Emissions of CO 2 and N 2 O from a pasture soil from Madagascar—Simulating conversion to direct‐seeding mulch‐based cropping in incubations with organic and inorganic inputs

Abstract In the highlands of Madagascar, agricultural expansion gained on grasslands and cropping systems based on direct seeding with permanent vegetation cover are emerging as a means to sustain upland crop production. The objective of this study was to examine how such agricultural practices affect greenhouse‐gas emissions from a loamy Ferralsol previously used as a pasture. We conducted an experiment under controlled laboratory conditions combining cattle manure, crop residues (rice straw), and mineral fertilizers (urea plus NPK or di‐NH 4 ‐phosphate) to mimic on‐field inputs and examined soil CO 2 and N 2 O emissions during a 28‐d incubation at low and high water‐filled pore space (40% and 90% WFPS). Emissions of N 2 O from the control soil , i.e., soil receiving no input, were extremely small (< 5 ng N 2 O‐N (g soil) –1  h –1 ) even under anaerobic conditions. Soil moisture did not affect the order of magnitude of CO 2 emissions while N 2 O fluxes were up to 46 times larger at high soil WFPS, indicating the potential influence of denitrification under these conditions.

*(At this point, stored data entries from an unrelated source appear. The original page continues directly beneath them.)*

int nvbio_hip_score_reduce_paired(uint32_t n_active, const uint32_t* read_ids , const uint64_t* hit_begin,
    const uint32_t* hit_loc, const uint32_t* hit_sink, const int32_t* hit_score, const uint8_t* hit_rc,
    const uint32_t* opposite_loc, const uint32_t* opposite_sink, const uint32_t* opposite_sink2,
    const int32_t* opposite_score, const int32_t* opposite_score2,
    const uint32_t* read_len , uint32_t fixed_read_len, uint32_t anchor, int32_t pe_policy, int32_t pe_unpaired, int32_t score_limit,
    uint64_t* best_alignments, uint64_t* best_alignments_o, uint32_t best_stride, void* stream);

typedef struct nvbio_hip_pe_params {
    int32_t  pe_policy, min_frag_len, max_frag_len, pe_overlap, score_limit;
    uint32_t anchor, genome_length;
} nvbio_hip_pe_params;

int nvbio_hip_opposite_mate_windows(uint32_t n_hits, const uint32_t* hit_read_id, const uint8_t* hit_rc, const uint32_t* hit_loc, const int32_t* hit_score,
    const uint32_t* a_read_len , const uint32_t* o_read_len , uint32_t a_fixed_len, uint32_t o_fixed_len,
    const uint64_t* best_alignments, const uint64_t* best_alignments_o, uint32_t best_stride,
    int32_t match, const int32_t* min_score_by_len , int32_t text_gap_open, int32_t text_gap_ext, const nvbio_hip_pe_params* params ,
    uint8_t* out_valid, int32_t* out_min_score, uint8_t* out_read_rc, uint32_t* out_genome_begin, uint32_t* out_genome_end, void* stream);

int nvbio_hip_anchor_score_setup(uint32_t n_hits, const uint32_t* hit_read_id, const uint32_t* hit_loc, const uint32_t* hit_seed,
    const uint64_t* a_read_begin , const uint32_t* a_read_len , const uint32_t* o_read_len ,
    uint32_t a_fixed_len, uint32_t o_fixed_len, uint64_t rc_offset,
    uint32_t band_len, uint32_t genome_length, const uint64_t* best_alignments, const uint64_t* best_alignments_o, uint32_t best_stride,
    int32_t match, const int32_t* min_score_by_len , int32_t score_limit, uint32_t anchor,
    uint64_t* pattern_begin, uint32_t* pattern_len , uint64_t* text_begin, uint32_t* text_len, int32_t* min_score, void* stream);
int nvbio_hip_anchor_score_finish(uint32_t n_hits, const int32_t* raw_score, const uint32_t* raw_sink , const uint64_t* text_begin,
    const int32_t* min_score, int32_t worst_score, int32_t* hit_score, uint32_t* hit_sink, void* stream);
int nvbio_hip_opposite_score_setup(uint32_t n_hits, const uint32_t* hit_read_id, const uint32_t* hit_seed, const uint32_t* hit_loc, const int32_t* hit_score,
    int32_t worst_score, const uint32_t* a_read_len, const uint32_t* o_read_len, uint32_t a_fixed_len, uint32_t o_fixed_len,
    const uint64_t* best_alignments, const uint64_t* best_alignments_o, uint32_t best_stride,
    int32_t match, const int32_t* min_score_by_len , int32_t text_gap_open, int32_t text_gap_ext, const nvbio_hip_pe_params* params ,
    uint8_t* out_valid, int32_t* out_min_score, uint8_t* out_read_rc, uint32_t* out_genome_begin, uint32_t* out_genome_end,
    const uint64_t* o_read_begin, uint64_t o_rc_offset, uint64_t* out_pattern_begin, uint64_t* out_text_begin, uint32_t* out_text_len, void* stream);
int nvbio_hip_opposite_score_finish(uint32_t n_valid, const uint32_t* valid_idx, const uint8_t* valid_flags, const int32_t* raw_score , const uint32_t* raw_sink ,
    const int32_t* min_score , const uint32_t* genome_begin , int32_t worst_score,
    int32_t* opposite_score, int32_t* opposite_score2, uint32_t* opposite_loc, uint32_t* opposite_sink, uint32_t* opposite_sink2, void* stream);
int nvbio_hip_score_reduce_paired_best_approx(uint32_t n_active, const uint32_t* active_reads, const uint64_t* hit_begin,
    const uint32_t* hit_loc, const uint32_t* hit_sink, const int32_t* hit_score, const uint32_t* hit_seed,
    const uint32_t* opposite_loc, const uint32_t* opposite_sink, const uint32_t* opposite_sink2, const int32_t* opposite_score, const int32_t* opposite_score2,
    const uint32_t* read_len , uint32_t fixed_read_len, uint32_t anchor, int32_t pe_policy, int32_t pe_unpaired, int32_t score_limit,
    uint64_t* best_alignments, uint64_t* best_alignments_o, uint32_t best_stride,
    uint32_t* trys, uint32_t* hit_counts, uint32_t n_ext, uint32_t min_ext, uint32_t max_ext, uint32_t max_effort, void* stream);
int nvbio_hip_anchor_memo_mark(uint32_t n_hits, const uint32_t* hit_read_id, const uint32_t* hit_seed, const uint64_t* text_begin, const uint32_t* text_len,
    uint32_t anchor, const uint32_t* memo, uint8_t* from_memo, uint32_t* text_len_out,
    uint32_t* live_count , uint32_t* live_idx , void* stream);
int nvbio_hip_anchor_score_finish_memo(uint32_t n_hits, const int32_t* raw_score, const uint32_t* raw_sink, const uint64_t* text_begin, const int32_t* min_score,
    int32_t worst_score, const uint8_t* from_memo, const uint32_t* hit_read_id, const uint32_t* memo, int32_t* hit_score, uint32_t* hit_sink, void* stream);
int nvbio_hip_anchor_memo_update(uint32_t n_active, const uint32_t* active_reads, const uint64_t* hit_begin, const uint32_t* hit_read_id, const uint32_t* hit_seed,
    const uint64_t* text_begin, const uint32_t* text_len_setup, const uint8_t* from_memo, const int32_t* raw_score, const uint32_t* raw_sink, uint32_t anchor, uint32_t* memo, void* stream);
int nvbio_hip_list_flagged(uint32_t n, const uint8_t* flags, uint32_t value, uint32_t* count, uint32_t* idx, void* stream);
int nvbio_hip_opposite_memo_lookup(uint32_t n_hits, const uint32_t* hit_read_id, uint8_t* valid, const uint8_t* read_rc, const uint32_t* genome_begin,
    const uint32_t* genome_end, const int32_t* min_score, uint32_t anchor, const uint32_t* memo, int32_t worst_score,
    int32_t* opposite_score, int32_t* opposite_score2, uint32_t* opposite_loc, uint32_t* opposite_sink, uint32_t* opposite_sink2,
    uint32_t* text_len , void* stream);
int nvbio_hip_opposite_memo_update(uint32_t n_active, const uint32_t* active_reads, const uint64_t* hit_begin, const uint8_t* valid, const uint8_t* read_rc,
    const uint32_t* genome_begin, const uint32_t* genome_end, const int32_t* min_score, const int32_t* opposite_score, const uint32_t* opposite_sink,
    uint32_t anchor, uint32_t* memo, void* stream);
int nvbio_hip_mark_discordant(uint32_t n_reads, uint64_t* best_alignments, uint64_t* best_alignments_o, uint32_t best_stride, void* stream);

int nvbio_hip_pack_read_queue(uint32_t n, const uint32_t* queue, uint32_t top_flag, uint32_t* out, void* stream);

int nvbio_hip_mark_unaligned(uint32_t n_active, const uint32_t* active_reads, const uint64_t* best_alignments, uint8_t* reseed, void* stream);
uint64_t nvbio_hip_copy_flagged_temp_bytes(uint32_t n);
int nvbio_hip_copy_flagged(uint32_t n, const uint32_t* in, const uint8_t* flags, uint32_t* out, uint32_t* out_count ,
                           void* temp, uint64_t temp_bytes, void* stream);
int nvbio_hip_scatter_rows(uint32_t n, const uint32_t* idx, const void* src, void* dst, uint32_t row_bytes , void* stream);
int nvbio_hip_gather_rows(uint32_t n, const uint32_t* idx, const void* src, void* dst, uint32_t row_bytes , void* stream);
int nvbio_hip_traceback_best_setup(uint32_t n, const uint32_t* idx , const uint64_t* best_alignments, uint32_t band_len, uint32_t genome_length,
                                   const uint64_t* read_begin , const uint32_t* read_len , uint32_t fixed_read_len,
                                   uint64_t rc_offset, uint64_t mate_offset, int32_t want,
                                   uint8_t* out_valid, uint64_t* pattern_begin, uint32_t* pattern_len ,
                                   uint64_t* text_begin, uint32_t* text_len, void* stream);
int nvbio_hip_traceback_best_setup_mates(uint32_t n, const uint32_t* idx , const uint64_t* best_alignments, uint32_t band_len, uint32_t genome_length,
                                         const uint64_t* const read_begin[2] , const uint32_t* const read_len[2],
                                         const uint32_t fixed_read_len[2], const uint64_t rc_offset[2], uint64_t mate_offset, int32_t want,
                                         uint8_t* out_valid, uint64_t* pattern_begin, uint32_t* pattern_len, uint64_t* text_begin, uint32_t* text_len, void* stream);

int nvbio_hip_finish_alignment(uint32_t n, const uint8_t* valid, const nvbio_hip_string_set* patterns, const uint8_t* quals , uint64_t n_quals,
                               const nvbio_hip_string_set* texts, const uint16_t* cigar, uint32_t cigar_stride, const uint32_t* cigar_len,
                               const uint32_t* cigar_source , int32_t match, const int32_t* mismatch_by_quality , int32_t n_penalty,
                               const int32_t* gap_costs , const uint32_t* idx , uint64_t* best_alignments, uint8_t* out_mds, uint32_t mds_stride, uint32_t* out_mds_len, void* stream);

int nvbio_hip_gather_ranges(uint32_t n_ranges, uint32_t n_reads, const uint64_t* hits, uint32_t hits_stride, const uint32_t* hit_count_scan,
                            uint64_t* out_ranges, void* stream);
int nvbio_hip_select_all(uint64_t begin, uint32_t count, uint32_t n_reads, uint32_t n_ranges, const uint64_t* hits, uint32_t hits_stride,
                         const uint32_t* hit_count_scan, const uint64_t* hit_range_scan, uint32_t* out_loc, uint32_t* out_seed, uint32_t* out_read_id,
                         void* stream);
int nvbio_hip_mark_straddling(uint32_t n, const uint32_t* idx_queue, uint32_t n_sequences, const uint32_t* sequence_index, const uint32_t* hit_loc,
                              uint32_t seed_len, uint8_t* flags, void* stream);
int nvbio_hip_score_all_setup(uint32_t n, const uint32_t* idx , const uint32_t* hit_read_id, const uint32_t* hit_loc, const uint32_t* hit_seed,
                              const uint64_t* read_begin , const uint32_t* read_len , uint32_t fixed_read_len, uint64_t rc_offset,
                              uint32_t band_len, uint32_t genome_length,
                              uint64_t* pattern_begin, uint32_t* pattern_len , uint64_t* text_begin, uint32_t* text_len, void* stream);
int nvbio_hip_score_all_output(uint32_t n, const uint32_t* idx , const uint32_t* hit_read_id, const uint32_t* hit_loc, const uint32_t* hit_seed,
                               const int32_t* score, const int32_t* min_score_by_len , const uint32_t* read_len , uint32_t fixed_read_len,
                               uint8_t* out_flags, uint64_t* out_alignments, uint32_t* out_read_id, void* stream);
int nvbio_hip_traceback_all_setup(uint32_t n, const uint64_t* alignments, const uint32_t* read_id,
                                  const uint64_t* read_begin , const uint32_t* read_len , uint32_t fixed_read_len, uint64_t rc_offset,
                                  uint32_t band_len, uint32_t genome_length,
                                  uint64_t* pattern_begin, uint32_t* pattern_len , uint64_t* text_begin, uint32_t* text_len, void* stream);

uint64_t nvbio_hip_all_mapping_temp_bytes(uint32_t n);
int nvbio_hip_inclusive_scan_u32(uint32_t n, const uint32_t* in, uint32_t* out, void* temp, uint64_t temp_bytes, void* stream);
int nvbio_hip_inclusive_scan_u64(uint32_t n, const uint64_t* in, uint64_t* out, void* temp, uint64_t temp_bytes, void* stream);
int nvbio_hip_sort_hi_bits(uint32_t n, const uint32_t* keys, uint32_t* out_idx, void* temp, uint64_t temp_bytes, void* stream);
int nvbio_hip_sort_hits(uint32_t n, const uint32_t* hit_read_id, const uint32_t* hit_loc, const uint32_t* hit_seed, uint32_t* out_idx, uint8_t* out_first,
                        void* temp, uint64_t temp_bytes, void* stream);
int nvbio_hip_sort_hits_pingpong(uint32_t n, const uint32_t* hit_read_id, const uint32_t* hit_loc, const uint32_t* hit_seed, uint32_t* out_idx, uint8_t* out_first,
                                 uint32_t* out_stale, void* temp, uint64_t temp_bytes, void* stream);

int nvbio_hip_mapq(int32_t version, int32_t match, int32_t monotone, const int32_t* min_score_by_len ,
                   uint32_t n_reads, const uint64_t* best_alignments, uint32_t best_stride,
                   const uint32_t* read_len , uint32_t fixed_read_len, uint8_t* out_mapq, void* stream);

int nvbio_hip_mapq_paired(int32_t version, int32_t match, int32_t monotone, const int32_t* min_score_by_len ,
                          uint32_t n_reads, const uint64_t* best_alignments, const uint64_t* best_alignments_o, uint32_t best_stride,
                          const uint32_t* read_len , const uint32_t* o_read_len ,
                          uint32_t fixed_read_len, uint32_t o_fixed_read_len, uint8_t* out_mapq, void* stream);

int nvbio_hip_fm_locate(const nvbio_hip_fmindex* fmi, const uint32_t* sa_rows,
                        uint32_t n, uint32_t* out_pos, void* stream);

int nvbio_hip_fm_locate_ssa_iterator(const nvbio_hip_fmindex* fmi, const uint32_t* sa_rows,
                                     uint32_t n, uint32_t* out_it, void* stream);
int nvbio_hip_fm_lookup_ssa_iterator(const nvbio_hip_fmindex* fmi, const uint32_t* it,
                                     uint32_t n, uint32_t* out_pos, void* stream);

uint64_t nvbio_hip_fm_filter_temp_bytes(uint32_t n);
int nvbio_hip_fm_filter_rank(const nvbio_hip_fmindex* fmi, const nvbio_hip_string_set* seeds,
                             uint32_t n, uint32_t* out_range, uint64_t* out_slots,
                             void* temp, uint64_t temp_bytes, void* stream);

int nvbio_hip_fm_filter_locate(const nvbio_hip_fmindex* fmi, const uint32_t* range, const uint64_t* slots,
                               uint32_t n_queries, uint64_t begin, uint64_t end,
                               uint32_t* out_hits, void* stream);

#define NVBIO_HIP_EXTEND_FORWARD   0
#define NVBIO_HIP_EXTEND_BACKWARDS 1
int nvbio_hip_fm_extend(int32_t direction, const nvbio_hip_fmindex* f_fmi, const nvbio_hip_fmindex* r_fmi,
                        const uint32_t* f_ranges, const uint32_t* r_ranges, const uint8_t* c, uint32_t n,
                        uint32_t* out_f_ranges, uint32_t* out_r_ranges, void* stream);

#define NVBIO_HIP_ERROR_CAPACITY 0x10001
uint64_t nvbio_hip_fm_mem_temp_bytes(uint32_t n, uint32_t max_pattern_len);
int nvbio_hip_fm_mem_rank(const nvbio_hip_fmindex* f_fmi, const nvbio_hip_fmindex* r_fmi, const nvbio_hip_string_set* strings,
                          uint32_t n, uint32_t max_pattern_len, uint32_t min_intv, uint32_t max_intv, uint32_t min_span,
                          uint32_t* out_ranges, uint64_t capacity, uint64_t* out_index, uint64_t* out_slots, uint64_t* out_n_ranges,
                          void* temp, uint64_t temp_bytes, void* stream);

int nvbio_hip_fm_mem_locate(const nvbio_hip_fmindex* f_fmi, const uint32_t* ranges, const uint64_t* slots, uint64_t n_ranges,
                            uint64_t begin, uint64_t end, uint32_t* out_hits, void* stream);

int nvbio_hip_fm_extend_host(int32_t direction, const nvbio_hip_fmindex* f_fmi, const nvbio_hip_fmindex* r_fmi,
                             const uint32_t* f_ranges, const uint32_t* r_ranges, const uint8_t* c, uint32_t n,
                             uint32_t* out_f_ranges, uint32_t* out_r_ranges, int32_t n_threads);
int nvbio_hip_fm_mem_rank_host(const nvbio_hip_fmindex* f_fmi, const nvbio_hip_fmindex* r_fmi, const nvbio_hip_string_set* strings,
                               uint32_t n, uint32_t max_pattern_len, uint32_t min_intv, uint32_t max_intv, uint32_t min_span,
                               uint32_t* out_ranges, uint64_t capacity, uint64_t* out_index, uint64_t* out_slots, uint64_t* out_n_ranges,
                               uint64_t* out_records, int32_t n_threads);
int nvbio_hip_fm_mem_locate_host(const nvbio_hip_fmindex* f_fmi, const uint32_t* ranges, const uint64_t* slots, uint64_t n_ranges,
                                 uint64_t begin, uint64_t end, uint32_t* out_hits, int32_t n_threads);

uint64_t nvbio_hip_fm_mem_split_temp_bytes(uint32_t n, uint32_t max_pattern_len, uint64_t capacity);
int nvbio_hip_fm_mem_rank_split(const nvbio_hip_fmindex* f_fmi, const nvbio_hip_fmindex* r_fmi, const nvbio_hip_string_set* strings,
                                uint32_t n, uint32_t max_pattern_len, uint32_t min_intv, uint32_t max_intv, uint32_t min_span,
                                uint32_t split_len, uint32_t split_width,
                                uint32_t* out_ranges, uint64_t capacity, uint64_t* out_index, uint64_t* out_slots, uint64_t* out_n_ranges,
                                void* temp, uint64_t temp_bytes, void* stream);
int nvbio_hip_fm_mem_rank_split_host(const nvbio_hip_fmindex* f_fmi, const nvbio_hip_fmindex* r_fmi, const nvbio_hip_string_set* strings,
                                     uint32_t n, uint32_t max_pattern_len, uint32_t min_intv, uint32_t max_intv, uint32_t min_span,
                                     uint32_t split_len, uint32_t split_width,
                                     uint32_t* out_ranges, uint64_t capacity, uint64_t* out_index, uint64_t* out_slots, uint64_t* out_n_ranges,
                                     uint64_t* out_records, int32_t n_threads);

uint64_t nvbio_hip_build_bwt_occ_temp_bytes(uint32_t n);
int nvbio_hip_build_bwt_occ(uint32_t n, const uint32_t* bwt_words, uint32_t* out_bwt_occ, uint32_t* out_L2,
                            void* temp, uint64_t temp_bytes, void* stream);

Both CO 2 and N 2 O emissions were affected by treatments, incubation time, and their interactions. Crop‐residue application resulted in larger fluxes of CO 2 but reduced N 2 O emissions probably due to N immobilization. The use of di‐NH 4 ‐phosphate was a better option than NPK to reduce N 2 O emissions without increasing CO 2 fluxes when soil received mineral fertilizers. Further studies are needed to translate the findings to field conditions and relate greenhouse‐gas budgets to crop production.